• What the task asks:
Please print the entries below exactly, from the line with "(d->algo == 7 &&" through the line with "7 = 3x3 stride", including both of those lines and leaving out all others.

(Stored data)
diff --git a/refid_amd/csrc/conv_igemm.hip b/refid_amd/csrc/conv_igemm.hip
--- a/refid_amd/csrc/conv_igemm.hip
+++ b/refid_amd/csrc/conv_igemm.hip
@@ -427,9 +427,10 @@
                 d->wo, d->cout);
     REFID_CHECK(d->pw == nullptr || d->algo == 3, "conv2d: pw fusions belong to the pointwise tile (algo 3)");
     REFID_CHECK(d->algo == 0 || d->algo == 2 || ((d->algo == 1 || d->algo == 5) && f == F_3x3) || (d->algo == 3 && (f == F_1x1 || f == F_convT || f == F_2x2s2)) ||
-                    (d->algo == 4 && (f == F_3x3 || f == F_4x4s2 || f == F_downDgrad)),
-                "conv2d: algo %d does not fit this geometry (1 / 5 = 3x3 stride 1, 3 = 1x1 and ConvTranspose2d(2,2), 4 = 3x3 stride 1 / 4x4 stride 2 and "
-                "its input gradient)", d->algo);
+                    (d->algo == 4 && (f == F_3x3 || f == F_4x4s2 || f == F_downDgrad)) || (d->algo == 6 && (f == F_3x3 || f == F_5x5)) ||
+                    (d->algo == 7 && f == F_3x3),
+                "conv2d: algo %d does not fit this geometry (1 / 5 / 7 = 3x3 stride 1, 3 = 1x1 and ConvTranspose2d(2,2), 4 = 3x3 stride 1 / 4x4 stride 2 and "
+                "its input gradient, 6 = 3x3 / 5x5 stride 1)", d->algo);
     REFID_CHECK(d->algo != 2 || d->c_b == 0 || d->c_a % 8 == 0, "conv2d: bf16 tile needs c_a %% 8 == 0 for two sources");
     const int bn = refid_conv_bn(d->kh, d->kw, d->stride, d->mode, d->cout);
     REFID_CHECK(d->co_base >= 0 && d->co_base + d->cout <= d->cout_pad,
@@ -517,6 +518,8 @@
         return refid_launch_split3x3(a, d->mfma_terms ? d->mfma_terms : 6, f == F_3x3 ? 0 : (f == F_4x4s2 ? 1 : 2),
                                      cus > 0 ? cus : 256, d->split_k, st);
     }
+    if (d->algo == 6) return refid_launch_thin_in(a, d->kh, d->kw, d->stride, d->mode, d->mfma_terms, st);
+    if (d->algo == 7) return refid_launch_thin_out(a, d->kh, d->kw, d->stride, d->mode, st);
     if (d->algo == 5) return refid_launch_wino6(a, d->ws, d->ws_bytes, d->split_k, d->wino_tile, d->mfma_terms, st);
     if (d->algo == 1) {
         REFID_CHECK(d->c_b == 0 || d->c_a % 8 == 0, "conv2d: Winograd tile needs c_a %% 8 == 0 for two sources");
diff --git a/refid_amd/csrc/conv_thin.hip b/refid_amd/csrc/conv_thin.hip
--- /dev/null
+++ b/refid_amd/csrc/conv_thin.hip
@@ -0,0 +1,288 @@
+#include "common.h"
+#include "conv_args.h"
+
+namespace {
+
+__device__ __forceinline__ void thin_epilogue(const ConvKArgs& a, f32x4 v, int j0, long long op, bool vec) {
+    const int ch = j0;
+    f32x4 bv = {0.f, 0.f, 0.f, 0.f};
+    if (a.bias) {
+        const float* bp = a.bias + a.coBase + j0;
+        if (vec) bv = *reinterpret_cast<const f32x4*>(bp);
+        else
+#pragma unroll
+            for (int k = 0; k < 4; ++k) if (j0 + k < a.Cout) bv[k] = bp[k];
+    }
+#pragma unroll
+    for (int k = 0; k < 4; ++k) v[k] = lrelu(v[k] + bv[k], a.slopePre);
+    if (vec) {
+        if (a.res) v += *reinterpret_cast<const f32x4*>(a.res + op * a.ldR + ch);
+#pragma unroll
+        for (int k = 0; k < 4; ++k) v[k] = lrelu(v[k], a.slopePost);
+        if (a.mask) {
+            const f32x4 mv = *reinterpret_cast<const f32x4*>(a.mask + op * a.ldM + ch);
+#pragma unroll
+            for (int k = 0; k < 4; ++k) v[k] *= (mv[k] > 0.f) ? 1.f : a.slopeMask;
+        }
+        *reinterpret_cast<f32x4*>(a.out + op * a.ldO + ch) = v;
+        if (a.out2)
+            *reinterpret_cast<f32x4*>(a.out2 + op * a.ldO2 + ch) = v + *reinterpret_cast<const f32x4*>(a.add2 + op * a.ldA2 + ch);
+    } else {
+#pragma unroll
+        for (int k = 0; k < 4; ++k) {
+            if (j0 + k >= a.Cout) break;
+            float t = v[k];
+            if (a.res) t += a.res[op * a.ldR + ch + k];
+            t = lrelu(t, a.slopePost);
+            if (a.mask) t *= (a.mask[op * a.ldM + ch + k] > 0.f) ? 1.f : a.slopeMask;
+            a.out[op * a.ldO + ch + k] = t;
+            if (a.out2) a.out2[op * a.ldO2 + ch + k] = t + a.add2[op * a.ldA2 + ch + k];
+        }
+    }
+}
+
+template <int K, int NP>
+struct ThinIn {
+    static constexpr int TH = 4, TW = 32;
+    static constexpr int HH = TH + K - 1, HWD = TW + K - 1, HP = HH * HWD;
+    static constexpr int PLANE = HP + ((32 - HP % 64) + 64) % 64;
+    static constexpr int NCH = 2 * NP;
+    static constexpr int ITEMS = (HP + 255) / 256;
+    static constexpr int BUF = NCH * PLANE;
+};
+
+template <int K, int NP>
+__global__ __launch_bounds__(256) void conv_thin_in_kernel(const ConvKArgs a) {
+    using C = ThinIn<K, NP>;
+    __shared__ float sX[2 * C::BUF];
+
+    const int tid = threadIdx.x;
+    const int lane = tid & 63, wave = tid >> 6;
+    const int li = lane & 31, kh = lane >> 5;
+
+    float wr[K * K][NP];
+    {
+        const bool rowOK = li < a.Cout && a.coBase + li < a.CoutPad;
+#pragma unroll
+        for (int t = 0; t < K * K; ++t)
+#pragma unroll
+            for (int p = 0; p < NP; ++p)
+                wr[t][p] = rowOK ? a.w[((long long)t * a.CoutPad + a.coBase + li) * 8 + 2 * p + kh] : 0.f;
+    }
+
+    const float bv = (a.bias && li < a.Cout) ? a.bias[a.coBase + li] : 0.f;
+
+    const int tilesPerImg = a.tilesX * a.tilesY;
+    const int ntiles = tilesPerImg * a.N;
+    f32x4 ra[C::ITEMS];
+
+    auto load_halo = [&](int tile) {
+        const int n = tile / tilesPerImg;
+        const int r = tile - n * tilesPerImg;
+        const int ty = r / a.tilesX, tx = r - ty * a.tilesX;
+        const int iy0 = ty * C::TH - a.pad, ix0 = tx * C::TW - a.pad;
+#pragma unroll
+        for (int it = 0; it < C::ITEMS; ++it) {
+            const int hp = tid + it * 256;
+            const int hy = hp / C::HWD, hx = hp - hy * C::HWD;
+            const int iy = iy0 + hy, ix = ix0 + hx;
+            f32x4 v = {0.f, 0.f, 0.f, 0.f};
+            if (hp < C::HP && iy >= 0 && iy < a.H && ix >= 0 && ix < a.W)
+                v = *reinterpret_cast<const f32x4*>(a.inA + ((long long)(n * a.H + iy) * a.W + ix) * a.ldA);
+            ra[it] = v;
+        }
+    };
+    auto store_halo = [&](float* buf) {
+#pragma unroll
+        for (int it = 0; it < C::ITEMS; ++it) {
+            const int hp = tid + it * 256;
+            if (hp < C::HP) {
+#pragma unroll
+                for (int c = 0; c < C::NCH; ++c) buf[c * C::PLANE + hp] = ra[it][c];
+            }
+        }
+    };
+
+    int tile = blockIdx.x;
+    if (tile >= ntiles) return;
+    load_halo(tile);
+    store_halo(sX);
+    __syncthreads();
+
+    int cur = 0;
+    for (; tile < ntiles; tile += gridDim.x) {
+        const int next = tile + gridDim.x;
+        const bool more = next < ntiles;
+        if (more) load_halo(next);
+
+        const float* pX = sX + cur * C::BUF + kh * C::PLANE + wave * C::HWD + li;
+        f32x16 acc;
+#pragma unroll
+        for (int r = 0; r < 16; ++r) acc[r] = 0.f;
+#pragma unroll
+        for (int t = 0; t < K * K; ++t) {
+            const int toff = (t / K) * C::HWD + (t % K);
+#pragma unroll
+            for (int p = 0; p < NP; ++p)
+                acc = __builtin_amdgcn_mfma_f32_32x32x2f32(pX[2 * p * C::PLANE + toff], wr[t][p], acc, 0, 0, 0);
+        }
+
+        const int n = tile / tilesPerImg;
+        const int rt = tile - n * tilesPerImg;
+        const int ty = rt / a.tilesX, tx = rt - ty * a.tilesX;
+        const int oy = ty * C::TH + wave;
+        if (oy < a.Ho && li < a.Cout) {
+            const long long op0 = (long long)(n * a.Ho + oy) * a.Wo + tx * C::TW;
+            const int wleft = a.Wo - tx * C::TW;
+#pragma unroll
+            for (int r = 0; r < 16; ++r) {
+                const int px = 8 * (r >> 2) + 4 * kh + (r & 3);
+                if (px >= wleft) continue;
+                const long long op = op0 + px;
+                float t = lrelu(acc[r] + bv, a.slopePre);
+                if (a.res) t += a.res[op * a.ldR + li];
+                t = lrelu(t, a.slopePost);
+                if (a.mask) t *= (a.mask[op * a.ldM + li] > 0.f) ? 1.f : a.slopeMask;
+                a.out[op * a.ldO + li] = t;
+                if (a.out2) a.out2[op * a.ldO2 + li] = t + a.add2[op * a.ldA2 + li];
+            }
+        }
+
+        if (more) store_halo(sX + (cur ^ 1) * C::BUF);
+        __syncthreads();
+        cur ^= 1;
+    }
+}
+
+template <int K, int NP>
+int launch_thin_in(const ConvKArgs& ka, int cus, hipStream_t st) {
+    using C = ThinIn<K, NP>;
+    ConvKArgs a = ka;
+    a.tilesX = cdiv(a.Wo, C::TW);
+    a.tilesY = cdiv(a.Ho, C::TH);
+    const long long ntiles = (long long)a.tilesX * a.tilesY * a.N;
+    REFID_CHECK(ntiles < 0x7fffffffLL, "conv2d: too many output tiles for the thin-input tile (algo 6)");
+    long long walk = (ntiles + 16LL * cus - 1) / (16LL * cus);
+    if (walk < 2) walk = 2;
+    const int grid = (int)((ntiles + walk - 1) / walk);
+    hipLaunchKernelGGL((conv_thin_in_kernel<K, NP>), dim3(grid), dim3(256), 0, st, a);
+    REFID_LAUNCH_CHECK("conv_thin_in");
+    return 0;
+}
+
+struct ThinOut {
+    static constexpr int TH = 4, TW = 32, NT = TH * TW;
+    static constexpr int HH = TH + 2, HWD = TW + 2, HP = HH * HWD;
+    static constexpr int NQ = 8;
+    static constexpr int ITEMS = (HP * NQ + NT - 1) / NT;
+};
+
+template <int NCO>
+__global__ __launch_bounds__(ThinOut::NT) void conv_thin_out_kernel(const ConvKArgs a) {
+    using C = ThinOut;
+    __shared__ f32x4 sX[C::NQ * C::HP];
+
+    const int tid = threadIdx.x;
+    int bt = blockIdx.x;
+    const int tx = bt % a.tilesX; bt /= a.tilesX;
+    const int ty = bt % a.tilesY;
+    const int n = bt / a.tilesY;
+    const int iy0 = ty * C::TH - 1, ix0 = tx * C::TW - 1;
+    const int nq = a.Ctot >> 2;
+
+    f32x4 ra[C::ITEMS];
+#pragma unroll
+    for (int it = 0; it < C::ITEMS; ++it) {
+        const int e = tid + it * C::NT;
+        const int q = e % C::NQ, hp = e / C::NQ;
+        const int hy = hp / C::HWD, hx = hp - hy * C::HWD;
+        const int iy = iy0 + hy, ix = ix0 + hx;
+        f32x4 v = {0.f, 0.f, 0.f, 0.f};
+        if (hp < C::HP && q < nq && iy >= 0 && iy < a.H && ix >= 0 && ix < a.W)
+            v = *reinterpret_cast<const f32x4*>(a.inA + ((long long)(n * a.H + iy) * a.W + ix) * a.ldA + 4 * q);
+        ra[it] = v;
+    }
+#pragma unroll
+    for (int it = 0; it < C::ITEMS; ++it) {
+        const int e = tid + it * C::NT;
+        const int q = e % C::NQ, hp = e / C::NQ;
+        if (hp < C::HP) sX[q * C::HP + hp] = ra[it];
+    }
+    __syncthreads();
+
+    const int py = tid >> 5, px = tid & 31;
+    float acc[NCO];
+#pragma unroll
+    for (int co = 0; co < NCO; ++co) acc[co] = 0.f;
+    const float* wrow = a.w + (long long)a.coBase * 8;
+    const int tapStride = a.CoutPad * 8;
+    for (int q = 0; q < nq; ++q) {
+        const float* wq = wrow + (long long)(q >> 1) * 9 * tapStride + (q & 1) * 4;
+        const f32x4* xq = sX + q * C::HP + py * C::HWD + px;
+#pragma unroll
+        for (int t = 0; t < 9; ++t) {
+            const f32x4 x = xq[(t / 3) * C::HWD + (t % 3)];
+#pragma unroll
+            for (int co = 0; co < NCO; ++co) {
+                const f32x4 w = *reinterpret_cast<const f32x4*>(wq + t * tapStride + co * 8);
+#pragma unroll
+                for (int k = 0; k < 4; ++k) acc[co] = __builtin_fmaf(x[k], w[k], acc[co]);
+            }
+        }
+    }
+
+    const int oy = ty * C::TH + py, ox = tx * C::TW + px;
+    if (oy < a.Ho && ox < a.Wo) {
+        const long long op = (long long)(n * a.Ho + oy) * a.Wo + ox;
+        f32x4 v = {0.f, 0.f, 0.f, 0.f};
+#pragma unroll
+        for (int co = 0; co < NCO; ++co) v[co] = acc[co];
+        thin_epilogue(a, v, 0, op, a.vecOK && a.Cout == 4);
+    }
+}
+
+template <int NCO>
+int launch_thin_out(const ConvKArgs& ka, hipStream_t st) {
+    using C = ThinOut;
+    ConvKArgs a = ka;
+    a.tilesX = cdiv(a.Wo, C::TW);
+    a.tilesY = cdiv(a.Ho, C::TH);
+    const long long ntiles = (long long)a.tilesX * a.tilesY * a.N;
+    REFID_CHECK(ntiles < 0x7fffffffLL, "conv2d: too many output tiles for the thin-output tile (algo 7)");
+    hipLaunchKernelGGL((conv_thin_out_kernel<NCO>), dim3((int)ntiles), dim3(C::NT), 0, st, a);
+    REFID_LAUNCH_CHECK("conv_thin_out");
+    return 0;
+}
+
+}
+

• Task solution:
+                    (d->algo == 7 && f == F_3x3),
+                "conv2d: algo %d does not fit this geometry (1 / 5 / 7 = 3x3 stride 1, 3 = 1x1 and ConvTranspose2d(2,2), 4 = 3x3 stride 1 / 4x4 stride 2 and "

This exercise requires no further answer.